[Collected data]

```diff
@@ -236,17 +244,30 @@
 #endif
   }
   const Fq r = fe_norm(fe_sub<4, 29>(s2, acc.y));
-  const Fq ppp = fe_mul(pp0, pp);
-  const Fq qq = fe_mul(acc.x, pp);
-  const Fq rr = fe_sqr(r);
+  if constexpr (LOCKSTEP) {
+    fe_sqr_x2(pp, rr, pp0, r);
+    if (fe_is_zero_mod(pp)) return false;
+    fe_mul_x3(ppp, qq, zz3, pp0, pp, acc.x, pp, acc.zz, pp);
+  } else {
+    ppp = fe_mul(pp0, pp);
+    qq = fe_mul(acc.x, pp);
+    rr = fe_sqr(r);
+  }
   const Fq t2 = fe_add(ppp, fe_dbl(qq));
   const Fq x3 = fe_norm(fe_sub<6, 31>(rr, t2));
   const Fq vx = fe_sub<9, 29>(qq, x3);
   const Fq ny = fe_sub<4, 29>(fe_zero<FqParams>(), acc.y);
-  acc.y = fe_mul2(r, vx, ny, ppp);
+  if constexpr (LOCKSTEP) {
+    fe_mul_mul2(zzz3, y3, acc.zzz, ppp, r, vx, ny, ppp);
+  } else {
+    y3 = fe_mul2(r, vx, ny, ppp);
+    zz3 = fe_mul(acc.zz, pp);
+    zzz3 = fe_mul(acc.zzz, ppp);
+  }
   acc.x = x3;
-  acc.zz = fe_mul(acc.zz, pp);
-  acc.zzz = fe_mul(acc.zzz, ppp);
+  acc.y = y3;
+  acc.zz = zz3;
+  acc.zzz = zzz3;
   return true;
 }
 
diff --git a/halo2-experiments_amd/csrc/host_check.cpp b/halo2-experiments_amd/csrc/host_check.cpp
--- a/halo2-experiments_amd/csrc/host_check.cpp
+++ b/halo2-experiments_amd/csrc/host_check.cpp
@@ -174,6 +174,13 @@
   force_bounds(q.y, 2.0);
   G1Xyzz r = p;
   if (!g1x_madd_fast(r, q, true)) return 0;
+  {
+    G1Xyzz rl = p;
+    if (!g1x_madd_fast<true>(rl, q, true)) return 0;
+    for (int i = 0; i < 9; ++i)
+      if (rl.x.l[i] != r.x.l[i] || rl.y.l[i] != r.y.l[i] || rl.zz.l[i] != r.zz.l[i] || rl.zzz.l[i] != r.zzz.l[i]) return 0;
+    if (rl.x.vb > HM_XYZZ_XB || rl.y.vb > HM_XYZZ_YB || rl.zz.vb > 2.0 || rl.zzz.vb > 2.0) return 0;
+  }
   const G1Jac j = g1x_to_jac(p);
   report[0] = r.x.vb; report[1] = r.y.vb; report[2] = r.zz.vb; report[3] = r.zzz.vb;
   report[4] = j.x.vb; report[5] = j.y.vb; report[6] = j.z.vb;
diff --git a/halo2-experiments_amd/csrc/msm.hip b/halo2-experiments_amd/csrc/msm.hip
--- a/halo2-experiments_amd/csrc/msm.hip
+++ b/halo2-experiments_amd/csrc/msm.hip
@@ -1109,11 +1109,10 @@
   }
 }
 
-#ifdef HM_K3_WAVES
+#ifndef HM_K3_WAVES
+#define HM_K3_WAVES 4
+#endif
 #define HM_K3_OCC __attribute__((amdgpu_waves_per_eu(HM_K3_WAVES, HM_K3_WAVES)))
-#else
-#define HM_K3_OCC
-#endif
 __global__ __launch_bounds__(ACC_THREADS) HM_K3_OCC void msm_accumulate_kernel(const uint32_t* __restrict__ sorted,
                                                                      const uint32_t* __restrict__ task_bucket,
                                                                      const uint32_t* __restrict__ task_order,
@@ -1139,7 +1138,7 @@
     end = start + L < bucket_end ? start + L : bucket_end;
   }
   if (start >= end) return;
-  const G1Jac res = accumulate_chain(sorted, xy, start, end, stage, lane);
+  const G1Jac res = accumulate_chain<true>(sorted, xy, start, end, stage, lane);
   store_jac(partial + (size_t)t * PT_WORDS, res);
 }
 
diff --git a/halo2-experiments_amd/csrc/msm_dev.h b/halo2-experiments_amd/csrc/msm_dev.h
--- a/halo2-experiments_amd/csrc/msm_dev.h
+++ b/halo2-experiments_amd/csrc/msm_dev.h
@@ -62,6 +62,7 @@
     __builtin_amdgcn_global_load_lds((hm_gbl_void*)(src + k), (hm_lds_void*)&stage[k][0], 16, 0, 0);
 }
 
+template <bool LOCKSTEP = false>
 __device__ __forceinline__ G1Jac accumulate_chain(const uint32_t* __restrict__ sorted, const uint32_t* __restrict__ xy,
                                                   uint32_t start, uint32_t end, uint4 (*stage)[ACC_THREADS], uint32_t lane) {
   uint32_t v_cur = sorted[start];
@@ -92,7 +93,7 @@
     G1Aff q;
     q.x = fe_unpack<FqParams>(wx);
     q.y = fe_unpack<FqParams>(wy);
-    if (!g1x_madd_fast(acc, q, neg)) {
+    if (!g1x_madd_fast<LOCKSTEP>(acc, q, neg)) {
       general = true;
       break;
     }
```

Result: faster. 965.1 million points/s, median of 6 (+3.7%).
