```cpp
static void adam_ema_launch(at::Tensor& p, at::Tensor& g, at::Tensor& m,
                            at::Tensor& v, at::Tensor& ema, float lr_imm,
                            const float* lr_t_ptr, double b1, double b2,
                            double eps, double ema_decay) {
  TORCH_CHECK(p.is_cuda() && p.scalar_type() == at::kFloat);
  for (const at::Tensor* t : {&p, &g, &m, &v, &ema}) {
    TORCH_CHECK(t->scalar_type() == at::kFloat, "adam_ema: fp32 only");
    TORCH_CHECK(t->numel() == p.numel(), "adam_ema: numel mismatch");
    TORCH_CHECK(t->is_contiguous(), "adam_ema: contiguous only");
    TORCH_CHECK(t->device() == p.device(), "adam_ema: device mismatch");
  }
  TORCH_CHECK(ema_decay >= 0.0 && ema_decay <= 1.0);
  long n = p.numel();
  if (n == 0) return;
  float* pp = (float*)p.mutable_data_ptr();
  const float* gp = (const float*)g.const_data_ptr();
  float* mp = (float*)m.mutable_data_ptr();
  float* vp = (float*)v.mutable_data_ptr();
  float* ep = (float*)ema.mutable_data_ptr();
  bool vec = ((reinterpret_cast<uintptr_t>(pp) |
               reinterpret_cast<uintptr_t>(gp) |
               reinterpret_cast<uintptr_t>(mp) |
               reinterpret_cast<uintptr_t>(vp) |
               reinterpret_cast<uintptr_t>(ep)) & 15) == 0;
  float d = (float)ema_decay, omd = (float)(1.0 - ema_decay);
  long work = vec ? std::max<long>(n >> 2, n & 3) : n;
  int blocks = (int)std::min<long>(2048, (work + 255) / 256);
  auto stream = at::cuda::getCurrentCUDAStream();
#define CYG_ADAM_EMA(VEC, LRD)                                              \
  hipLaunchKernelGGL((adam_ema_kernel<VEC, LRD>), dim3(blocks), dim3(256),  \
                     0, stream, pp, gp, mp, vp, ep, n, lr_imm, lr_t_ptr,    \
                     (float)b1, (float)b2, (float)eps, d, omd)
  if (lr_t_ptr) {
    if (vec) CYG_ADAM_EMA(true, true); else CYG_ADAM_EMA(false, true);
  } else {
    if (vec) CYG_ADAM_EMA(true, false); else CYG_ADAM_EMA(false, false);
  }
#undef CYG_ADAM_EMA
}

void adam_ema_step(at::Tensor p, at::Tensor g, at::Tensor m, at::Tensor v,
                   at::Tensor ema, double lr, double b1, double b2,
                   double eps, int64_t t, double ema_decay) {
  double lr_t = lr * std::sqrt(1.0 - std::pow(b2, (double)t)) /
                (1.0 - std::pow(b1, (double)t));
  adam_ema_launch(p, g, m, v, ema, (float)lr_t, nullptr, b1, b2, eps,
                  ema_decay);
}

void adam_ema_step_dev(at::Tensor p, at::Tensor g, at::Tensor m, at::Tensor v,
                       at::Tensor ema, at::Tensor lr_t, double b1, double b2,
                       double eps, double ema_decay) {
  TORCH_CHECK(lr_t.is_cuda() && lr_t.scalar_type() == at::kFloat &&
              lr_t.numel() == 1 && lr_t.device() == p.device());
  adam_ema_launch(p, g, m, v, ema, 0.f, (const float*)lr_t.const_data_ptr(),
                  b1, b2, eps, ema_decay);
}

}
```

cyclegan_amd/ops/_hip/shadow.hip:

```cpp

#include <torch/extension.h>
#include <ATen/cuda/CUDAContext.h>

#include "common.h"

namespace cyg {

constexpr int SG_NT = 256;

typedef int v8i __attribute__((ext_vector_type(8)));

__global__ __launch_bounds__(SG_NT) void shadow_gather_kernel(
    const float* __restrict__ src, const int* __restrict__ idx,
    short* __restrict__ out, long n8) {
  long t = (long)blockIdx.x * SG_NT + threadIdx.x;
  long stride = (long)gridDim.x * SG_NT;
  for (; t < n8; t += stride) {
    v8i ix = *(const v8i*)(idx + t * 8);
    v8s o;
    #pragma unroll
    for (int j = 0; j < 8; ++j)
      o[j] = ix[j] >= 0 ? f2b(src[ix[j]]) : (short)0;
    *(v8s*)(out + t * 8) = o;
  }
}

void shadow_gather(at::Tensor src, at::Tensor idx, at::Tensor out) {
  TORCH_CHECK(src.is_cuda() && src.scalar_type() == at::kFloat &&
              src.is_contiguous());
  TORCH_CHECK(idx.is_cuda() && idx.scalar_type() == at::kInt &&
              idx.is_contiguous());
  TORCH_CHECK(out.is_cuda() && out.scalar_type() == at::kBFloat16 &&
              out.is_contiguous());
  TORCH_CHECK(idx.numel() == out.numel() && idx.numel() % 8 == 0);
  long n8 = idx.numel() / 8;
  int blocks = (int)min((long)4096, (n8 + SG_NT - 1) / SG_NT);
  hipLaunchKernelGGL(shadow_gather_kernel, dim3(blocks), dim3(SG_NT), 0,
                     at::cuda::getCurrentCUDAStream(),
                     (const float*)src.const_data_ptr(),
                     (const int*)idx.const_data_ptr(),
                     (short*)out.mutable_data_ptr(), n8);
}

typedef int v4i __attribute__((ext_vector_type(4)));

__global__ __launch_bounds__(SG_NT) void shadow_fold_kernel(
    const float* __restrict__ src, const int* __restrict__ idx4,
    short* __restrict__ out, long n8) {
  long t = (long)blockIdx.x * SG_NT + threadIdx.x;
  long stride = (long)gridDim.x * SG_NT;
  for (; t < n8; t += stride) {
    v8s o;
    #pragma unroll
    for (int j = 0; j < 8; ++j) {
      v4i ix = *(const v4i*)(idx4 + (t * 8 + j) * 4);
      float s = 0.f;
      #pragma unroll
      for (int q = 0; q < 4; ++q)
        if (ix[q] >= 0) s += src[ix[q]];
      o[j] = f2b(s);
    }
    *(v8s*)(out + t * 8) = o;
  }
}
// ... 68 lines not shown
```

cyclegan_amd/ops/adam.py:

```python

from __future__ import annotations

import math

import torch

from . import backend


class FusedAdam:

    def __init__(self, flat_param: torch.Tensor, flat_grad: torch.Tensor,
                 lr: float = 2e-4, beta1: float = 0.5, beta2: float = 0.9,
                 eps: float = 1e-7, ema_decay: float = 0.0):
        assert flat_param.dtype == torch.float32
        assert 0.0 <= ema_decay < 1.0
        self.p = flat_param
        self.g = flat_grad
        self.lr, self.b1, self.b2, self.eps = lr, beta1, beta2, eps
        self.m = torch.zeros_like(flat_param)
        self.v = torch.zeros_like(flat_param)
        self.t = 0
        self.lr_scale = 1.0
        self.ema_decay = float(ema_decay)
        self.ema = flat_param.detach().clone() if ema_decay > 0 else None
        self.graph_mode = False
        self._lr_t_dev = None

    def _lr_t(self) -> float:
        return (self.lr * self.lr_scale * math.sqrt(1 - self.b2 ** self.t)
                / (1 - self.b1 ** self.t))

    @torch.no_grad()
    def reset_ema(self):
        if self.ema is not None:
            self.ema.copy_(self.p)

    @torch.no_grad()
    def prepare_graph(self):
        self.graph_mode = True
        if self._lr_t_dev is None:
            self._lr_t_dev = torch.zeros(1, dtype=torch.float32,
                                         device=self.p.device)

    @torch.no_grad()
    def advance_lr(self):
        self.t += 1
        if self._lr_t_dev is None:
            self._lr_t_dev = torch.empty(1, dtype=torch.float32,
                                         device=self.p.device)
        self._lr_t_dev.fill_(self._lr_t())

    @torch.no_grad()
    def step(self):
        if self.graph_mode:
            if self.ema is not None:
                backend.ext().adam_ema_step_dev(
                    self.p, self.g, self.m, self.v, self.ema, self._lr_t_dev,
                    self.b1, self.b2, self.eps, self.ema_decay)
                return
            backend.ext().adam_step_dev(self.p, self.g, self.m, self.v,
                                        self._lr_t_dev, self.b1, self.b2,
                                        self.eps)
            return
        self.t += 1
        if backend.use_hip(self.p):
            lr = self.lr * self.lr_scale
            if self.ema is not None:
                backend.ext().adam_ema_step(
                    self.p, self.g, self.m, self.v, self.ema, lr, self.b1,
                    self.b2, self.eps, self.t, self.ema_decay)
            else:
                backend.ext().adam_step(self.p, self.g, self.m, self.v,
                                        lr, self.b1, self.b2, self.eps, self.t)
            torch.autograd.graph.increment_version(self.p)
            return
        lr_t = (self.lr * self.lr_scale * math.sqrt(1 - self.b2 ** self.t)
                / (1 - self.b1 ** self.t))
        self.m.mul_(self.b1).add_(self.g, alpha=1 - self.b1)
        self.v.mul_(self.b2).addcmul_(self.g, self.g, value=1 - self.b2)
        self.p.addcdiv_(self.m, self.v.sqrt().add_(self.eps), value=-lr_t)
        if self.ema is not None:
            self.ema.mul_(self.ema_decay).add_(self.p, alpha=1 - self.ema_decay)

    def state_dict(self):
        return {"m": self.m, "v": self.v, "t": self.t,
                "lr": self.lr, "b1": self.b1, "b2": self.b2, "eps": self.eps}

    def load_state_dict(self, sd):
        self.m.copy_(sd["m"])
        self.v.copy_(sd["v"])
        self.t = sd["t"]
        self.lr, self.b1, self.b2, self.eps = sd["lr"], sd["b1"], sd["b2"], sd["eps"]
```

cyclegan_amd/ops/arena.py:

```python

from __future__ import annotations

from typing import Dict, List, Tuple

import torch

from . import backend

_PAD = 8


def _conv_like(m: torch.nn.Module) -> bool:
    return type(m).__name__ == "ConvNHWC"


def _convt_like(m: torch.nn.Module) -> bool:
    return type(m).__name__ == "ConvTransposeNHWC"
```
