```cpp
template <int NO>
__global__ __launch_bounds__(256) void csr_spmv_w4x(
    int blk0, int blk1, int nrows, int ncols, int stripe, DiaOffs offs, const double *__restrict__ valT,
    const unsigned *__restrict__ mask, const double *__restrict__ x, double *__restrict__ y,
    const double *__restrict__ dotv, double *__restrict__ partials, const int *__restrict__ skip) {
  if (skip && *skip) return;
  __shared__ double red[4];
  const int lane = threadIdx.x & 63;
  const int wid = __builtin_amdgcn_readfirstlane(threadIdx.x >> 6);
  int vb = (int)blockIdx.x;
  if (stripe > 0) {
    const int k = vb >> 3;
    vb = ((k / stripe) * 8 + (vb & 7)) * stripe + k % stripe;
  }
  const int blk = blk0 + vb * 4 + wid;
  const long r = (long)blk * kDiaRows + 2 * lane;
  double dsum = 0.0;
  if (blk < blk1 && r < nrows) {
    const uint2 mm = *reinterpret_cast<const uint2 *>(mask + r);
    const unsigned m0 = mm.x, m1 = mm.y;
    const double *vp = valT + (size_t)blk * NO * kDiaRows + 2 * lane;
    const long cmax = (long)ncols - 2;
    double a0 = 0.0, a1 = 0.0;
#pragma unroll
    for (int g = 0; g < NO; g += 8) {
      constexpr int G = 8;
      d2v v[G], xv[G];
      bool edge = false;
#pragma unroll
      for (int u = 0; u < G; ++u) {
        if (g + u < NO) {
          v[u] = ldg<true>(reinterpret_cast<const d2v *>(vp + (g + u) * kDiaRows));
          const long c = r + offs.o[g + u];
          const long cc = c < 0 ? 0 : (c > cmax ? cmax : c);
          const d2u t = *reinterpret_cast<const d2u *>(x + cc);
          xv[u].x = t.x;
          xv[u].y = t.y;
          edge |= cc != c;
        }
      }
      if (edge) {
#pragma unroll
        for (int u = 0; u < G; ++u) {
          if (g + u < NO) {
            const long c = r + offs.o[g + u];
            if (c < 0 || c > cmax) {
              xv[u].x = (c >= 0 && c < ncols) ? x[c] : 0.0;
              xv[u].y = (c + 1 >= 0 && c + 1 < ncols) ? x[c + 1] : 0.0;
            }
          }
        }
      }
#pragma unroll
      for (int u = 0; u < G; ++u) {
        if (g + u < NO) {
          const double t0 = a0 + v[u].x * xv[u].x;
          const double t1 = a1 + v[u].y * xv[u].y;
          a0 = ((m0 >> (g + u)) & 1u) ? t0 : a0;
          a1 = ((m1 >> (g + u)) & 1u) ? t1 : a1;
        }
      }
    }
    if (r + 1 < nrows) {
      d2u outu;
      outu.x = a0;
      outu.y = a1;
      __builtin_nontemporal_store(outu, reinterpret_cast<d2u *>(y + r));
      if (dotv) {
        const d2u u = *reinterpret_cast<const d2u *>(dotv + r);
        dsum += u.x * a0;
        dsum += u.y * a1;
      }
    } else {
      y[r] = a0;
      if (dotv) dsum += dotv[r] * a0;
    }
  }
  if (partials) {
    dsum = wave_sum(dsum);
    if (lane == 0) red[wid] = dsum;
// ... 415 lines not shown
```

### pysparse_amd/csrc/psp_csr_select.h

```cpp
namespace psp {

static int colmask() {
#ifdef PSP_TUNING
  static const int m = [] {
    const char *e = psp::tuning_env("PSP_SPMV_COLMASK");
    return e ? atoi(e) : -1;
  }();
  return m;
#else
  return -1;
#endif
}

static int spmv_stripe() {
  static const int m = [] {
    const char *e = psp::tuning_env("PSP_SPMV_STRIPE");
    return e ? atoi(e) : -1;
  }();
  return m;
}

static int w4_auto_stripe(const psp_csr *A) {
  if (A->sym_owner) return 32;
  int plane_wgs = 0;
// ... 94 lines not shown
}

static void launch_w5(const psp_csr *A, const ChunkTable *t, int grid, int stripe, int c0, int c1, const double *x,
                      double *y, const double *dotv, double *pbuf, const int *skip) {
  if (t->np == 2) launch_w5_np<2>(A, t, grid, stripe, c0, c1, x, y, dotv, pbuf, skip);
  else if (t->np == 3) launch_w5_np<3>(A, t, grid, stripe, c0, c1, x, y, dotv, pbuf, skip);
  else launch_w5_np<4>(A, t, grid, stripe, c0, c1, x, y, dotv, pbuf, skip);
}

constexpr long kReorderAfter = 2048;
static long reorder_after() {
  static const long v = [] {
    const char *e = psp::tuning_env("PSP_SPMV_REORDER_AFTER");
    return e ? atol(e) : kReorderAfter;
  }();
  return v;
}

static int pick_scattered(const psp_csr *A, ChunkTable *t, psp::CsrExtra **ex_out, int *mode, bool count = false) {
  *mode = 0;
  if (t->nb != 0 || t->max_blocks <= 0) return PSP_OK;
  const int var = A->variant < 0 ? 0 : A->variant;
  if (((var >> 27) & 1) == 0) {
    psp::CsrExtra *exr;
    bool due;
    {
      std::lock_guard<std::mutex> lk(g_extra_mu);
      exr = &g_extra[A];
      due = exr->reorder_state >= 0 || exr->products >= reorder_after() || exr->expected_products >= reorder_after();
      if (count && !due) exr->products += 1;
    }
    if (due) {
      PSP_TRY(ensure_reordered(A, exr, t->max_blocks));
      if (exr->reorder_state == 1) {
        *ex_out = exr;
        *mode = 1;
        return PSP_OK;
      }
    }
  }
  if (((var >> 28) & 1) == 0) {
    PSP_TRY(ensure_w5(A, t));
    if (t->nu > 0) *mode = 2;
  }
  return PSP_OK;
}

static int launch_reordered(const psp_csr *A, psp::CsrExtra *ex, int stripe, const double *x, double *y,
                            const double *dotv, double *partials, int *nparts, const int *skip) {
  psp_csr *R = ex->reordered;
  ChunkTable *t;
  PSP_TRY(get_chunk_table(R, 1024, &t));
  int grid = (t->nchunks + 3) / 4;
  if (stripe > 0) grid = (grid + 8 * stripe - 1) / (8 * stripe) * (8 * stripe);
  const int n = A->nrows;
  double *xp = ex->xp, *yp = ex->xp + n;
  static const bool gather_form = [] {
    const char *e = psp::tuning_env("PSP_SPMV_REORDER_GATHER");
    return e && atoi(e) != 0;
  }();
  if (gather_form) PSP_TRY(psp::reorder_gather(n, ex->perm, x, xp, skip));
  else PSP_TRY(psp::reorder_scatter(n, ex->inv, x, xp, skip));
  R->variant = A->variant;
  launch_w3(R, t, true, grid, stripe, 0, t->nchunks, xp, yp, nullptr, nullptr, skip);
  PSP_LAUNCH_CHECK();
  const int gback = (n + 1023) / 1024;
  double *pbuf = partials;
  if (partials && gback > kMaxParts) {
    PSP_TRY(ensure_big_partials(ex, gback));
    pbuf = ex->big_partials;
  }
  int np = 0;
  if (!partials && !gather_form) PSP_TRY(psp::reorder_scatter(n, ex->perm, yp, y, skip));
  else PSP_TRY(psp::reorder_back(n, ex->inv, yp, y, partials ? dotv : nullptr, pbuf, &np, skip));
  if (partials && pbuf != partials) {
    hipLaunchKernelGGL(fold_partials_kernel, dim3(kFold / 16), dim3(256), 0, stream(), pbuf, np, partials, kFold);
    PSP_LAUNCH_CHECK();
    np = kFold;
  }
  if (nparts) *nparts = np;
  return PSP_OK;
}

int csr_spmv_scaled_launch(const psp_csr *A, const double *x, double xdiv, double *y, double *partials,
                           int *nparts, int *available, const int *skip, const double *xdiv_dev) {
  *available = 0;
  static const bool on = [] {
    const char *e = psp::tuning_env("PSP_MINRES_SCALED");
    return e ? atoi(e) != 0 : true;
  }();
  Variant v = decode_variant(A->variant);
  if (A->w4_only) v.w4 = true;
  if (!on || !v.w4 || A->nparts || A->nrows != A->ncols || A->nrows < 2) return PSP_OK;
  const int stripe = w4_stripe(A, v);
  const int nblk = (A->nrows + kDiaRows - 1) / kDiaRows;
  const int grid = w4_grid(nblk, stripe);
  psp::CsrExtra *ex;
  {
    std::lock_guard<std::mutex> lk(g_extra_mu);
    ex = &g_extra[A];
  }
  bool sss = false;
  if (A->sym_owner) {
    psp_sss *S = const_cast<psp_sss *>(A->sym_owner);
    PSP_TRY(ensure_sss_w4(S));
    sss = S->w4_state == 1;
  }
  if (!sss) {
    PSP_TRY(ensure_w4(A, &ex));
    if (ex->dia_state != 1 || ex->dia_no > 16) return PSP_OK;
  }
  double *pbuf = partials;
  if (partials && grid > kMaxParts) {
    PSP_TRY(ensure_big_partials(ex, grid));
    pbuf = ex->big_partials;
  }
  if (sss)
    PSP_TRY(launch_sss_w4(A->sym_owner, stripe, x, y, x, pbuf, skip, grid, 1, xdiv, xdiv_dev));
  else
    PSP_TRY(launch_w4(A, ex, stripe, 0, nblk, x, y, x, pbuf, skip, grid, 1, xdiv, xdiv_dev));
  int np = grid;
  if (pbuf != partials) {
    np = kFold;
    hipLaunchKernelGGL(fold_partials_kernel, dim3(np / 16), dim3(256), 0, stream(), pbuf, grid, partials, np);
    PSP_LAUNCH_CHECK();
  }
  if (nparts) *nparts = np;
  *available = 1;
  return PSP_OK;
}

__global__ __launch_bounds__(256) void grid_wrap_check_kernel(int n, int nx, int ny, const unsigned short *__restrict__ mask,
                                                              int *__restrict__ bad) {
  int found = 0;
  for (long r = (long)blockIdx.x * blockDim.x + threadIdx.x; r < n; r += (long)gridDim.x * blockDim.x) {
    const unsigned m = mask[r];
    const int i = (int)(r % nx), j = (int)((r / nx) % ny);
    if (((m >> 2) & 1u) && i == 0) found = 1;
    if (((m >> 4) & 1u) && i == nx - 1) found = 1;
    if (((m >> 1) & 1u) && j == 0) found = 1;
    if (((m >> 5) & 1u) && j == ny - 1) found = 1;
  }
  if (found) atomicAdd(bad, 1);
}
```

WORK INSTRUCTIONS:
State the number of lines in the records that include the word "mismatch", and add nothing to it.

EXPECTED ANSWER:
2